6. The method for optimizing sports field trajectories according to claim 1, characterized in that, Also includes: The original trajectory data is filtered using a filtering algorithm, and the filtered original trajectory data is used as the trajectory data of the sports field.

7. The method for optimizing sports field trajectories according to claim 6, characterized in that, The filtering algorithm used to filter the original trajectory data specifically includes: Set a corresponding initial window for each trajectory point of the original trajectory data, and calculate the local standard deviation of the trajectory points within the initial window; Adjust the corresponding initial window based on each of the local standard deviations; Based on each adjusted initial window, the corresponding trajectory points of the original trajectory data are filtered.

8. A sports field trajectory optimization device, applied to wearable smart devices, characterized in that, include: The feature analysis module is configured to: perform thinning processing on the acquired motion field trajectory data to obtain target sample data; Based on the first curve point and the first straight point of the target sample data, determine the first vector; Based on the curvature, position information, and velocity of all trajectory points in the target sample data, a second vector is determined; based on the first vector and the second vector, a curvature threshold is determined.
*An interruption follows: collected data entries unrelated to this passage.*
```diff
@@ -868,7 +944,7 @@
         const uint32_t v = P.order[oi];
         VoiceRec &rec = P.voices[v];
         const uint4 *hp = reinterpret_cast<const uint4*>(&rec);
-        const uint4 h0 = hp[0], h1 = hp[1], h2 = hp[2], h3 = hp[3], h4 = hp[4];
+        const uint4 h0 = hp[0], h1 = hp[1], h2 = hp[2], h3 = hp[3];
         const uint32_t vstate = h0.x;
         if(voice_early_out(P, rec, v, vstate, h1, t)) continue;
         const uint32_t increment = h1.z;
@@ -921,22 +997,25 @@
             {
                 float *srcBuffer = S.win + kEdge;
                 bool winInt = false;
+                const bool pack = resampler >= 4u && !(increment == 65536u && fracPos == 0u);
                 if(!haveBuffer) hold_end_sample<GS>(srcBuffer, srcn, t, bar);
                 else
                 {
                     const uint32_t uintPos = intPos < 0 ? 0u : uint32_t(intPos);
                     const uint32_t count = srcn - srcDelay;
-                    float *dst = srcBuffer + srcDelay;
                     for(uint32_t k = t;k < srcDelay;k += GS) srcBuffer[k] = 0.0f;
                     winInt = stage_span_tma<GS>(S.win, &S.tmaBar, tmaPhase, buf, flags, isQueue, looping,
-                            loopStart, loopEnd, uintPos, count, dst, t, bar)
+                            loopStart, loopEnd, uintPos, srcDelay, count, pack, packedWin, t, bar)
                         || gather_span<GS>(P, buf, flags, isQueue, qh, qitems, looping, loopStart, loopEnd,
-                            uintPos, count, dst, t, bar);
+                            uintPos, count, srcBuffer + srcDelay, t, bar);
                 }
                 group_sync(bar, GS);
 
-                packedWin = resampler >= 4u && winInt && !(increment == 65536u && fracPos == 0u);
-                if(packedWin) pack_window16<GS>(S.win, srcn, t, bar);
+                if(pack && winInt && !packedWin)
+                {
+                    pack_window16<GS>(S.win, srcn, t, bar);
+                    packedWin = true;
+                }
                 resample_chunk<GS>(S.win, S.tabF, S.tabD, xs, loaded, dstn, increment, fracPos,
                     resampler, m, tapOff, ms, packedWin, t);
             }
@@ -947,7 +1026,7 @@
 
         const uint32_t counter = (flags & kVfFading) ? (n < 64u ? n : 64u) : 0u;
         if(P.sendinfo)
-            park_voice<GS, CDR>(P, xs, v, h4.w, defer, isHrtf, playing, dirty, counter, t);
+            park_voice<GS, CDR>(P, xs, v, rec.send_mask, defer, isHrtf, playing, dirty, counter, t);
         if(dfilt && !defer) filter_clear(*dfilt, t);
         if constexpr(CDR > 0)
             if(!defer)
```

Based on the curvature threshold and the curvature, identify the second curve point and the second straight point among all trajectory points; The fitting module is configured to fit the second curve point and the second straight point to determine the trajectory of the track; the first curve point and the first straight point are obtained by the user by labeling all trajectory points.

9. A wearable smart device, comprising a memory, a processor, and a computer program stored in the memory, characterized in that, The processor executes the computer program to implement the steps of the sports field trajectory optimization method according to any one of claims 1-7.

10. A computer program product, comprising a computer program, characterized in that, When executed by a processor, the computer program implements the steps of the sports field trajectory optimization method according to any one of claims 1-7.